24. 24 How PCI Works: Installing A New Device  Once a new device has been inserted into a PCI slot on the motherboard 1.Operating System Basic Input/Output System (BIOS) initiates Plug and Play (PnP) BIOS. 2.PnP BIOS scans the PCI bus for any new hardware connected to the bus. If new hardware is found, it will ask for identification. 3.The device will respond with its identification and send its device ID to the BIOS through the bus. 4.PnP checks the Extended System Configuration Data (ESCD) to make sure the configuration data already exists for the card. (If the card is new, then there will be no data for it.)

25. 25 New Device Cont… 5.PnP will assign an Interrupt Request Line, Direct Memory Access, memory address and Input/Output settings to the card, then stores the information in the ESCD. 6.When the Windows software loads, it will check the PCI bus and the ESCD to see if there is new hardware. Windows will alert the user that new hardware has been found if there is new hardware installed and will also identify the hardware. 7.Windows will determine the device and attempt to install its driver. The operating system may ask the user to insert a disk containing the driver or direct it to where the driver is located. In the event that Windows is unable to determine what the device is, it will provide a dialog window so the user can identify the hardware and load its driver.

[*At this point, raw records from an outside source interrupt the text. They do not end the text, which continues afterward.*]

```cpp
extern "C" int yv_c2f_fused(const void* x, long long ldx, int B, int H, int W, int c, int n, const void* w_cv1, const float* b_cv1,
                            const void* const* w_m, const float* const* b_m, const void* w_cv2, const float* b_cv2, void* out,
                            long long ldo, void* stream) {
    if (!x || !w_cv1 || !b_cv1 || !w_m || !b_m || !w_cv2 || !b_cv2 || !out || B <= 0 || H <= 0 || W <= 0) return YV_ERR_ARG;
    if ((c != 16 && c != 32) || (n != 1 && n != 2)) return YV_ERR_ARG;
    if (ldx < 2 * c || ldo < 2 * c || (ldx & 7) || (ldo & 3) || (((uintptr_t)x | (uintptr_t)w_cv1 | (uintptr_t)w_cv2) & 15) ||
        ((uintptr_t)out & 7) || (((uintptr_t)b_cv1 | (uintptr_t)b_cv2) & 15))
        return YV_ERR_ARG;
    C2fArgs a = {};
    a.x = (const uint16_t*)x; a.ldx = ldx; a.B = B; a.H = H; a.W = W;
    a.w_cv1 = (const uint16_t*)w_cv1; a.b_cv1 = b_cv1; a.w_cv2 = (const uint16_t*)w_cv2; a.b_cv2 = b_cv2;
    for (int j = 0; j < 2 * n; ++j) {
        if (!w_m[j] || !b_m[j] || ((uintptr_t)w_m[j] & 15) || ((uintptr_t)b_m[j] & 15)) return YV_ERR_ARG;
        a.w_m[j] = (const uint16_t*)w_m[j]; a.b_m[j] = b_m[j];
    }
    a.out = (uint16_t*)out; a.ldo = ldo; a.dbg = g_c2f_dbg;
    hipStream_t st = (hipStream_t)stream;
    if (c == 16) return n == 1 ? launch_c2f<16, 1, 16>(a, st) : launch_c2f<16, 2, 16>(a, st);
    return n == 1 ? launch_c2f<32, 1, 16>(a, st) : launch_c2f<32, 2, 16>(a, st);
}
```

yolov8-vit_amd/csrc/yolo_misc.hip:

```cpp
#include "yv_common.h"

namespace {

template <int COUT>
__global__ __launch_bounds__(256) void stem_kernel(const uint8_t* __restrict__ img, int H, int W,
                                                   const float* __restrict__ wgt, const float* __restrict__ bias,
                                                   uint16_t* __restrict__ out, int out_ld, long long npix) {
    const int Ho = H >> 1, Wo = W >> 1;
    const long long p = (long long)blockIdx.x * 256 + threadIdx.x;
    if (p >= npix) return;
    const int b = (int)(p / ((long long)Ho * Wo));
    const int rem = (int)(p - (long long)b * Ho * Wo);
    const int oy = rem / Wo, ox = rem - oy * Wo;
    float x[27];
    const uint8_t* src = img + (size_t)b * H * W * 3;
#pragma unroll
    for (int ky = 0; ky < 3; ++ky)
#pragma unroll
        for (int kx = 0; kx < 3; ++kx) {
            const int iy = oy * 2 + ky - 1, ix = ox * 2 + kx - 1;
            const bool ok = iy >= 0 && iy < H && ix >= 0 && ix < W;
            const uint8_t* px = src + ((size_t)(ok ? iy : 0) * W + (ok ? ix : 0)) * 3;
#pragma unroll
            for (int c = 0; c < 3; ++c) x[(ky * 3 + kx) * 3 + c] = ok ? (float)px[c] * (1.0f / 255.0f) : 0.f;
// ... 3 lines not shown
    for (int cg = 0; cg < COUT; cg += 8) {
        float acc[8];
#pragma unroll
        for (int q = 0; q < 8; ++q) acc[q] = bias[cg + q];
#pragma unroll
        for (int k = 0; k < 27; ++k)
#pragma unroll
            for (int q = 0; q < 8; ++q) acc[q] = fmaf(x[k], wgt[k * COUT + cg + q], acc[q]);
#pragma unroll
        for (int q = 0; q < 8; ++q) acc[q] = acc[q] * __builtin_amdgcn_rcpf(1.0f + __expf(-acc[q]));
        *(uint4*)(o + cg) = make_uint4(pack_bf16x2(acc[0], acc[1]), pack_bf16x2(acc[2], acc[3]),
                                       pack_bf16x2(acc[4], acc[5]), pack_bf16x2(acc[6], acc[7]));
    }
}

template <int COUT>
__global__ __launch_bounds__(256) void stem_mfma_kernel(const uint8_t* __restrict__ img, int H, int W,
                                                        const float* __restrict__ wgt, const float* __restrict__ bias,
                                                        uint16_t* __restrict__ out, int out_ld, int chunks) {
    constexpr int NFR = COUT / 16;
    __shared__ __attribute__((aligned(16))) unsigned char stage[4 * 3 * 512];
    const int lane = threadIdx.x & 63, wave = threadIdx.x >> 6;
    const int fr = lane & 15, fq = lane >> 4;
    const int Ho = H >> 1, Wo = W >> 1, cpr = Wo >> 6;
    bf16x8 wh[NFR], wl[NFR];
    float4 bv[NFR];
#pragma unroll
    for (int i = 0; i < NFR; ++i) {
        uint32_t ph[4], pl[4];
#pragma unroll
        for (int q2 = 0; q2 < 4; ++q2) {
// ... 25 lines not shown
    unsigned char* win = stage + wave * (3 * 512);
#pragma unroll
    for (int ky = 0; ky < 3; ++ky) {
        const int iy = 2 * oy + ky - 1;
        const int xo = xa + lane * 8;
        const uint32_t o = (iy >= 0 && xo >= 0 && xo + 8 <= rowb) ? (uint32_t)(iy * rowb + xo) : OOB;
        const u32x2 d = __builtin_amdgcn_raw_buffer_load_b64(rs, o, 0, 0);
        *(u32x2*)(win + ky * 512 + lane * 8) = d;
    }
    int loff[8];
#pragma unroll
    for (int q = 0; q < 8; ++q) {
        const int ky = fq < 3 ? fq : (q < 3 ? q : 0), t = fq < 3 ? q : 8;
        loff[q] = ky * 512 + t - xa;
    }
#pragma unroll
    for (int g = 0; g < 4; ++g) {
        const int ox = c64 * 64 + g * 16 + fr;
        const int xb = 6 * ox - 3;
        uint32_t v[8];
#pragma unroll
        for (int q = 0; q < 8; ++q) {
            const uint32_t byte = (fq < 3 || q < 3) ? (uint32_t)win[loff[q] + xb] : 0u;
            v[q] = __float_as_uint((float)byte);
        }
        uint32_t pk[4];
#pragma unroll
        for (int q2 = 0; q2 < 4; ++q2)
            pk[q2] = __builtin_amdgcn_perm(v[2 * q2 + 1], v[2 * q2], 0x07060302u);
        const u32x4 pa = {pk[0], pk[1], pk[2], pk[3]};
        const bf16x8 fa = __builtin_bit_cast(bf16x8, pa);
        uint16_t* o = out + ((size_t)row * Wo + ox) * out_ld + fq * 4;
#pragma unroll
        for (int i = 0; i < NFR; ++i) {
            f32x4 acc = {0.f, 0.f, 0.f, 0.f};
            acc = __builtin_amdgcn_mfma_f32_16x16x32_bf16(wh[i], fa, acc, 0, 0, 0);
            acc = __builtin_amdgcn_mfma_f32_16x16x32_bf16(wl[i], fa, acc, 0, 0, 0);
            float r[4] = {acc[0] + bv[i].x, acc[1] + bv[i].y, acc[2] + bv[i].z, acc[3] + bv[i].w};
#pragma unroll
// ... 39 lines not shown
                if (yy < 0 || yy >= H) continue;
                for (int dx = -2; dx <= 2; ++dx) {
                    const int xx = x + dx;
                    if (xx < 0 || xx >= W) continue;
                    max8(m, in[yy * W + xx]);
                }
            }
            const uint4 v = pack8(m);
            outp[i] = v;
            *(uint4*)(base + (size_t)i * ld + (stage + 1) * c) = v;
        }
        __syncthreads();
    }
}

}

extern "C" int yv_stem_conv(const uint8_t* images, int B, int H, int W, const float* weight, const float* bias,
                            int Cout, void* out, int out_ld, void* stream) {
    if (!images || !weight || !bias || !out || B <= 0 || H <= 0 || W <= 0) return YV_ERR_ARG;
    if ((H & 1) || (W & 1) || (out_ld & 7) || out_ld < Cout) return YV_ERR_ARG;
    if (Cout != 16 && Cout != 32 && Cout != 48) return YV_ERR_LIMIT;
    const long long npix = (long long)B * (H / 2) * (W / 2);
    const dim3 grid((unsigned)((npix + 255) / 256)), block(256);
    hipStream_t st = (hipStream_t)stream;
    uint16_t* o = (uint16_t*)out;
    if ((W % 128) == 0 && npix < 0x7fffffffLL && (long long)H * W * 3 < 0x7fffffffLL && ((uintptr_t)images & 7) == 0) {
        const int chunks = (int)(npix / 64);
        const int blocks = (chunks + 3) / 4;
        const dim3 g4((unsigned)(blocks < 2048 ? blocks : 2048));
        if (Cout == 16) hipLaunchKernelGGL(stem_mfma_kernel<16>, g4, block, 0, st, images, H, W, weight, bias, o, out_ld, chunks);
        else if (Cout == 32) hipLaunchKernelGGL(stem_mfma_kernel<32>, g4, block, 0, st, images, H, W, weight, bias, o, out_ld, chunks);
        else hipLaunchKernelGGL(stem_mfma_kernel<48>, g4, block, 0, st, images, H, W, weight, bias, o, out_ld, chunks);
        return yv_launch_status();
    }
    if (Cout == 16) hipLaunchKernelGGL(stem_kernel<16>, grid, block, 0, st, images, H, W, weight, bias, o, out_ld, npix);
    else if (Cout == 32) hipLaunchKernelGGL(stem_kernel<32>, grid, block, 0, st, images, H, W, weight, bias, o, out_ld, npix);
    else hipLaunchKernelGGL(stem_kernel<48>, grid, block, 0, st, images, H, W, weight, bias, o, out_ld, npix);
    return yv_launch_status();
}
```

26. 26 How a Device Works Example: PCI-based sound card 1.The sound card will convert the analog signal to a digital signal. 2.The digital audio data carried across the PCI bus to the bus controller, which determines which device on the PCI device has the priority to send data to the central processing unit (CPU) and whether the data will go directly to the CPU or to the system memory. 3.If the sound card is in recording mode, the bus controller will assign a high priority to the data coming from the sound card. It will send the sound cards data over the bus bridge to the system bus. 4.The system bus will save the data in system memory. When the recording is complete, then it will be up to the user to save the data from the sound card on either the hard drive, or will remain in memory for additional processing.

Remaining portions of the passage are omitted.